Demain, maîtres de nos données de santé ? Nous avons également le dossier médical personnel, ou DMP. Né de la loi de santé publique du 13 août 2004, il nous était promis pour le 1er juillet… 2007. Puis sa généralisation a été annoncée pour novembre de la même année… avant d’être reportée sine die.
La nature a horreur du vide et les pharmaciens nous ont sorti un joli petit frère de derrière les paillasses. D’abord lancé dans 6 départements, le dossier pharmaceutique a si bien fait ses preuves que notre DMP national pointe à nouveau son nez. C’est peut-être vraiment la fin de ce drôle de tango politico-économique – un pas par-ci, deux pas par-là… Si le DMP voit finalement le jour en 2011 – pardon d’avoir l’air de douter… – nous pouvons espérer pour le moins:
– Qu’il ne soit pas un monstre enfanté par une tour d’ivoire technocratique. Qu’il n’ignore pas les acquis portés par 10 millions de dossiers pharmaceutiques. Ils ont le double mérite d’exister, et d’avoir coûté une fraction de ce qu’il a fallu pour cet embryon de DMP ;
– Que les deux dossiers (pharmaceutique et médical) seront à l’abri des dérives. Les données doivent être préservées de toute captation par les assureurs… publics et privés. Les Français doivent être protégés des marchands du temple. Sans cesse plus nombreux, ils cherchent à vendre des solutions pour rendre ces dossiers transportables. Elles devraient être inutiles car DP et DMP doivent être interconnectables et accessibles partout, en toute sécurité ;
– Espérons enfin une pharmacovigilance en temps réel. Que le malade y participe pleinement et fasse remonter l’information sans passer par des professionnels plus ou moins motivés ou des sites commerciaux à la fiabilité douteuse. C’est le plus sûr moyen d’éviter les dérives – parfois mortelles – dans la prescription ou l’utilisation des médicaments…

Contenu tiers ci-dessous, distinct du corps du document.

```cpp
int nova_check_device(void) {
  int dev = -1;
  if (hipGetDevice(&dev) != hipSuccess) return set_error(NOVA_ERR_DEVICE, "no HIP device");
  hipDeviceProp_t prop;
  if (hipGetDeviceProperties(&prop, dev) != hipSuccess) return set_error(NOVA_ERR_DEVICE, "hipGetDeviceProperties failed");
  if (strncmp(prop.gcnArchName, "gfx950", 6) != 0)
    return set_error(NOVA_ERR_DEVICE, "device %d is %s; libnova_hip is built for gfx950 only", dev, prop.gcnArchName);
  return 0;
}

int nova_debug_force_gemm_tile(int tile) {
  NOVA_REQUIRE(gemm_force_tile(tile) == 0, NOVA_ERR_ARG,
               "force_gemm_tile: this build knows 0 (auto), 16 (small-M kernel; 161 / 162 / 164 with 16 / 32 / 64 rows per workgroup), 64 / 128 (the small-M tile kernels), 256 (persistent), 257 (one tile per workgroup) and 258 (persistent, prologue form); experiment codes need the NOVA_EXPERIMENTS build");
  return 0;
}

int nova_prof_enable(int on) {
  g_prof_on.store(on != 0);
  return 0;
}

int nova_prof_collect(double* ms, double* work, long long* launches, int slots) {
  NOVA_REQUIRE(ms && work && launches && slots >= PROF_SLOTS, NOVA_ERR_ARG, "prof_collect: need %d slots", PROF_SLOTS);
  for (int i = 0; i < slots; ++i) { ms[i] = 0; work[i] = 0; launches[i] = 0; }
  std::lock_guard<std::mutex> lk(g_prof_mu);
  for (auto& r : g_prof) {
    float t = 0.f;
    if (hipEventSynchronize(r.b) == hipSuccess && hipEventElapsedTime(&t, r.a, r.b) == hipSuccess) {
      ms[r.slot] += t;
      work[r.slot] += r.work;
      launches[r.slot] += 1;
    }
    g_prof_pool.emplace_back(r.a, r.b);
  }
  g_prof.clear();
  return 0;
}

int nova_gemm_bias_act(const void* A, const void* W, const float* bias, void* out, int M, int N, int K, int act,
                       int dtype, void* stream) {
  NOVA_REQUIRE(!bad_dtype(dtype), NOVA_ERR_ARG, "gemm: bad dtype %d", dtype);
  NOVA_REQUIRE(M == 0 || (A && W && out), NOVA_ERR_ARG, "gemm: null pointer");
  return gemm_bias_act(A, W, bias, out, M, N, K, act, dtype, (hipStream_t)stream);
}

int nova_quantize_rows_fp8(const void* x, void* out, float* scale, long long rows, int D, void* stream) {
  NOVA_REQUIRE(rows <= 0 || (x && out && scale), NOVA_ERR_ARG, "quantize_rows_fp8: null pointer");
  return quantize_rows_fp8(x, out, scale, (long)rows, D, (hipStream_t)stream);
}

int nova_gemm_fp8_bias_act(const void* A8, const float* a_scale, const void* W8, const float* w_scale, const float* bias,
                           void* out, int M, int N, int K, int act, void* stream) {
  NOVA_REQUIRE(M <= 0 || (A8 && a_scale && W8 && w_scale && out), NOVA_ERR_ARG, "gemm_fp8: null pointer");
  NOVA_REQUIRE(act >= NOVA_ACT_NONE && act <= NOVA_ACT_SILU, NOVA_ERR_ARG, "gemm_fp8: bad activation %d", act);
  return gemm256_fp8_launch(A8, a_scale, W8, w_scale, bias, out, M, N, K, act, (hipStream_t)stream);
}

int nova_qkv_rope(const void* x, const void* Wqkv, const float* bias, const float* rope, void* qkv, int S, int L, int D,
                  int heads, int rope_batch, int dtype, void* stream) {
  NOVA_REQUIRE(!bad_dtype(dtype), NOVA_ERR_ARG, "qkv_rope: bad dtype %d", dtype);
  NOVA_REQUIRE(S * L == 0 || (x && Wqkv && qkv), NOVA_ERR_ARG, "qkv_rope: null pointer");
  return gemm_qkv_rope(x, Wqkv, bias, rope, qkv, S, L, D, heads, rope_batch, dtype, (hipStream_t)stream);
}

int nova_qkv_rope_cols(const void* x, const void* W, const float* bias, const float* rope, void* out, int M, int N, int K,
                       int L, int rope_batch, int head_dim, int rope_cols, int dtype, void* stream) {
// ... 530 lines not shown
```

### nova_pointcloud_amd/csrc/gemm.hip

```cpp
#include <cstdlib>
#include "common.h"
#include "nova_internal.h"

namespace nova {

constexpr int ROWB = 128;

struct GemmEpi {
  const float* bias;
  const float* rope;
  int L;
  int rope_batch;
  int hd;
  int rope_cols;
  float q_scale;
  int q_cols;
};
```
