# edp1096/toy-spice

Measured on NVIDIA B200. Metric: circuit-timesteps/sec (batched FP64 transient), higher is better.
Workload: dtype f64

## Files before the change

__graft_entry__.py:

```python
from __future__ import annotations

import importlib
import os
import re
import subprocess
import sys
from concurrent.futures import ThreadPoolExecutor

ROOT = os.path.dirname(os.path.abspath(__file__))
if ROOT not in sys.path:
    sys.path.insert(0, ROOT)

PKG = os.path.join(ROOT, "toy-spice_b200")
KCACHE = os.path.join(PKG, "_kcache")
NVCC = os.environ.get("NVCC", "/usr/local/cuda/bin/nvcc")
ARCH = ["-gencode", "arch=compute_100a,code=sm_100a"]


def _kernel_variants(T):
    W = importlib.import_module("toy-spice_b200.workloads")
    out = []

    def sweep_batch(ckt):
        b = ckt.batch(2)
        for (dev, par), vals in W.sweep_draws(ckt.devices(), 2, 1).items():
            b.set_param(dev, par, vals)
        return b

    for name, text in sorted(T.BUNDLED.items()):
        ckt = T.Circuit.from_netlist(text)
        out.append((name + ":nominal", ckt, ckt.batch(2)))
        out.append((name + ":sweep", ckt, sweep_batch(ckt)))
        card = ckt.analysis_card()
        if card["analysis"] == T.AN_DC:
            for label, b in ((":dc:nominal", ckt.batch(2)), (":dc:sweep", sweep_batch(ckt))):
                b.kernel_variant(card["dc_src_dev"])
                out.append((name + label, ckt, b))
    for k in (12, 24):
        ckt = T.Circuit.from_netlist(W.rc_ladder(k))
        out.append((f"ladder{k}:sweep", ckt, sweep_batch(ckt)))
    ckt = T.Circuit.from_netlist(W.diode_rc_ladder(24))
    out.append(("diodeladder24:sweep", ckt, sweep_batch(ckt)))
    try:
        sys.path.insert(0, os.path.join(ROOT, "tests"))
        extra = importlib.import_module("extra_decks").EXTRA
    except Exception:
        extra = {}
    for name, (text, an) in sorted(extra.items()):
        ckt = T.Circuit.from_netlist(text)
        out.append((name + ":sweep", ckt, sweep_batch(ckt)))
        if "dc" in an:
            cd = T.Circuit.from_netlist(an.get("dc_text", text))
            b = sweep_batch(cd)
            b.kernel_variant(an["dc"][0])
            out.append((name + ":dc:sweep", cd, b))
            if "dc_text" in an and an.get("op"):
                pass
        if "dc2" in an:
            b = sweep_batch(ckt)
            b.kernel_variant(an["dc2"][0][0], an["dc2"][1][0])
            out.append((name + ":dc2:sweep", ckt, b))
    try:
        acd = importlib.import_module("ac_decks")
        for name, text in sorted({**acd.AC_DECKS, **acd.AC_SINGULAR}.items()):
            ckt = T.Circuit.from_netlist(text)
            b = ckt.batch(2)
            for (dev, par), vals in acd.ac_draws(ckt.devices(), 2).items():
                b.set_param(dev, par, vals)
            out.append((name + ":ac", ckt, b))
    except Exception:
        pass
    return out

# ... 41 lines not shown
            break
    with open(os.path.join(KCACHE, autokey + ".auto"), "w") as f:
        f.write(f"{best}\n")
    return label, keys, status, best


def _coop_variants(T):
    out = []
    try:
        sys.path.insert(0, os.path.join(ROOT, "tests"))
        decks = dict(importlib.import_module("test_gpu_coop").DECKS)
        rd = importlib.import_module("random_decks")
        for k in (16,):
            decks[f"ladder{k}"] = (rd.rc_ladder(k), 0)
    except Exception as ex:
        print("[build] cooperative variants skipped:", ex)
        return out
    W = importlib.import_module("toy-spice_b200.workloads")
    for name, (text, _) in sorted(decks.items()):
        ckt = T.Circuit.from_netlist(text)
        b = ckt.batch(2)
        for (dev, par), vals in W.sweep_draws(ckt.devices(), 2, 1).items():
            b.set_param(dev, par, vals)
        out.append((f"{name}:thread:mb1", b, T.default_opts(strict_fp=0, min_blocks=1, coop_parts=0), ckt))
        for parts in (2, 4, 8):
            if ckt.coop_info(parts) is None:
                continue
            b = ckt.batch(2)
            for (dev, par), vals in W.sweep_draws(ckt.devices(), 2, 1).items():
                b.set_param(dev, par, vals)
            out.append((f"{name}:coop{parts}", b, T.default_opts(strict_fp=0, min_blocks=2, coop_parts=parts), ckt))
    ckt = T.Circuit.from_netlist(W.rc_ladder(32))
    b = ckt.batch(2)
    for (dev, par), vals in W.sweep_draws(ckt.devices(), 2, 1).items():
        b.set_param(dev, par, vals)
    out.append(("ladder32:thread:block96", b, T.default_opts(strict_fp=0, min_blocks=1, coop_parts=0, block_size=96), ckt))
    out.append(("ladder32:coop2", b, T.default_opts(strict_fp=0, min_blocks=2, coop_parts=2), ckt))
    return out


def _compile_coop(item):
    label, batch, opts, _ = item
    key = batch.kernel_key(opts)
    _, _, _, st = _nvcc_cubin(batch.kernel_source(opts), key, "true")
    return label, [key], st, 2
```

Ce ne sont là que morceaux choisis. Accompagnement des personnes âgées dépendantes, éducation thérapeutique, prise en charge de la douleur, convergence des tarifs hospitaliers, adaptation de la pharmacopée à la médecine infantile… Si « le travail c’est la santé », au moins sommes-nous assurés que notre ministre de tutelle n’en manquera pas cette année. Ni le cas échéant, les suivantes…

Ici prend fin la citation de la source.